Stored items
=====

+                    if (lane == 0) base = atomicAdd(P.queue_head, (unsigned long long)chunk);
+                    base = wave_first_u64(base);
+                    if ((int64_t)base >= count) {
+                        more = false;
+#ifdef VRT_DIAG
+                        if (!dg_t_empty) dg_t_empty = __builtin_amdgcn_s_memrealtime();
+#endif
+                        break;
+                    }
+                    next = (int64_t)base;
+                    range_end = next + chunk < count ? next + chunk : count;
+                }
+                if (um != nullptr) {
+                    const auto& Q = fresh_args(P);
+                    const uint64_t s0 = (uint64_t)(Q.ray0 + next);
+                    const auto* mw = (const __attribute__((address_space(4))) unsigned long long*)um + (s0 >> 6);
+                    const unsigned sh = (unsigned)s0 & 63u;
+                    unsigned long long win = (mw[0] >> sh) | ((mw[1] << 1) << (63u - sh));
+                    const int64_t left = range_end - next;
+                    const int span = left < 64 ? (int)left : 64;
+                    if (span < 64) win &= (1ull << span) - 1ull;
+                    const int want = n_idle - done, n_used = (int)__popcll(win);
+                    const int urank = (int)__builtin_amdgcn_mbcnt_hi((unsigned)(win >> 32), __builtin_amdgcn_mbcnt_lo((unsigned)win, 0u));
+                    const bool ubit = ((win >> lane) & 1ull) != 0ull;
+                    int adv = span;
+                    if (n_used > want) adv = __ffsll((long long)__ballot(ubit && urank == want - 1));
+                    const int slot_of_rank = __builtin_amdgcn_ds_permute((ubit ? urank : 63) << 2, lane);
+                    const int j = (int)rank - done;
+                    const int src = __builtin_amdgcn_ds_bpermute((j & 63) << 2, slot_of_rank);
+                    const bool got = j >= 0 && j < n_used;
+                    k = got ? next + src : k;
+                    has = has | got;
+                    if (!ubit && lane < adv && Q.ray_rgba) Q.ray_rgba[Q.ray0 + next + lane] = 0;
+                    next += adv;
+                    done += n_used < want ? n_used : want;
+                } else {
+                    k = next + rank;
+                    has = k < range_end;
+                    next += n_idle;
+                    done = n_idle;
+                }
+            } while (done < n_idle && (next < range_end || more));
+            const bool mine = (state == LANE_IDLE) & has;
+#ifdef VRT_DIAG
+            bool dg_met = false;
+            if (__ballot(mine) != 0ull) { DG_ADD(DG_REFILL_TRIPS, 1); DG_ADD(DG_REFILL_TRIP_LANES, __popcll(__ballot(mine))); }
+#endif
+            if (mine) {
                 SeenList<false> none;
                 none.n = 0;
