#ifdef NTX_TRAIN_DX
__global__ __launch_bounds__(256) __attribute__((amdgpu_waves_per_eu(1, 1))) void dx_chain_kernel(DxArgs a) {
    const int lane = threadIdx.x & 63, n = lane & 31, h = lane >> 5;
    const int wave = __builtin_amdgcn_readfirstlane(blockIdx.x * 4 + (threadIdx.x >> 6)), nwaves = gridDim.x * 4;
    const int n_blocks = (int)((a.M + 31) >> 5);
    if (wave >= n_blocks) return;
    WRingT<DX_RING> ws;
    ws.rsrc = make_rsrc(a.stream, a.stream_bytes);
    ws.voff = (uint32_t)lane * 16u;
    static_for<DX_RING>([&](auto I) { ws.r[I] = wr_load(ws, (uint32_t)decltype(I)::value * 1024u); });
    const uint32_t lane_o = o_lane_bytes(lane), lane16 = (uint32_t)lane * 16u;
    auto fetch_grad = [&](int blk) {
        const long long m = (long long)blk * 32 + n;
        const f32x4 zero = {0.0f, 0.0f, 0.0f, 0.0f};
        return m < a.M ? *reinterpret_cast<const f32x4 *>(a.dgrad + 4 * m) : zero;
    };
    f32x4 g = fetch_grad(wave);
    for (int blk = wave; blk < n_blocks; blk += nwaves) {
        uint32_t sbase = 0;
        f32x16 acc[8];
        float hin[128];
        __amdgpu_buffer_rsrc_t rs_out = make_rsrc(a.out, 0);
        auto leaves_to = [&](int idx, int tiles) { rs_out = make_rsrc(a.out + (size_t)idx * a.out_stride + (size_t)blk * tiles * 1024, (long long)tiles * 4096); };
        auto leave = [&](auto V) {
            constexpr int v = V;
            __builtin_amdgcn_raw_buffer_store_b32(__builtin_bit_cast(int, hin[v]), rs_out, lane_o, o_value_bytes(v), STORE_NT);
        };
        auto fetch_bits = [&](int idx) {
            const __amdgpu_buffer_rsrc_t rb = make_rsrc(a.bits + (size_t)idx * a.bits_stride + (size_t)blk * 256, 1024);
            return __builtin_bit_cast(u32x4, __builtin_amdgcn_raw_buffer_load_b128(rb, lane16, 0, 0));
        };
        u32x4 bw = fetch_bits(9);
        const float gs = h ? 0.0f : g.w;
        {
            const float b[2] = {h ? g.y : g.x, h ? 0.0f : g.z};
            seg_few<2, 4, true>(acc, ws, sbase, b);
        }
        {
            const int nb = blk + nwaves < n_blocks ? blk + nwaves : blk;
            g = fetch_grad(nb);
        }
        convert_mask<4>(hin, acc, bw);
        bw = fetch_bits(8);
        leaves_to(0, 4);
        seg_hidden<64, 8, true>(acc, ws, sbase, hin, [&](auto S, auto MT) { if constexpr (decltype(MT)::value == 5) leave(S); });
        convert_mask<8>(hin, acc, bw);
        leaves_to(1, 8);
        seg_hidden<128, 8, true>(acc, ws, sbase, hin, [&](auto S, auto MT) { if constexpr (decltype(MT)::value == 5) leave(S); });
        convert_linear<8>(hin, acc);
        static_for<8>([&](auto J) {
            constexpr int j = J;
            bw = fetch_bits(7 - j);
            leaves_to(2 + j, 8);
            seg_hidden<128, 8, true>(acc, ws, sbase, hin, [&](auto S, auto MT) { if constexpr (decltype(MT)::value == 5) leave(S); });
            if constexpr (j == 0) {
                const float b[1] = {gs};
                seg_few<1, 8, false>(acc, ws, sbase, b);
            }
            convert_mask<8>(hin, acc, bw);
        });
        leaves_to(10, 8);
        static_for<128>([&](auto V) { leave(V); });
    }
}

#endif

struct DwWave {
    const float *A; int rtA, a0;
    const float *B; int rtB, b0;
    int shape;
    long long out; int ldc;
    int row0, rows_valid, col0, c_lo, c_hi;
    long long bias_out;
};
struct DwJob { DwWave w[4]; int cost; long long slot_floats, first_float; };
struct DwArgs { const DwJob *jobs; int n_jobs, n_blocks; long long total_cost; float *partial;
                unsigned long long *clocks; };

__host__ __device__ inline long long dw_cut(long long g, long long G, long long W, long long start, long long cost, long long n_blocks) {
    const long long x = g * W / G - start;
    long long b = x <= 0 ? 0 : (x + cost / 2) / cost;
    return b > n_blocks ? n_blocks : b;
}
__host__ __device__ inline long long dw_first_g(long long G, long long W, long long start) { return start * G / W; }
__host__ __device__ inline long long dw_last_g(long long G, long long W, long long start, long long span) { return (start + span - 1) * G / W; }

=====

:: The problem ::
Copy out the lines above word for word, stopping after the line containing "Q = fresh_args(P);".

:: Response area ::
+                    if (lane == 0) base = atomicAdd(P.queue_head, (unsigned long long)chunk);
+                    base = wave_first_u64(base);
+                    if ((int64_t)base >= count) {
+                        more = false;
+#ifdef VRT_DIAG
+                        if (!dg_t_empty) dg_t_empty = __builtin_amdgcn_s_memrealtime();
+#endif
+                        break;
+                    }
+                    next = (int64_t)base;
+                    range_end = next + chunk < count ? next + chunk : count;
+                }
+                if (um != nullptr) {
+                    const auto& Q = fresh_args(P);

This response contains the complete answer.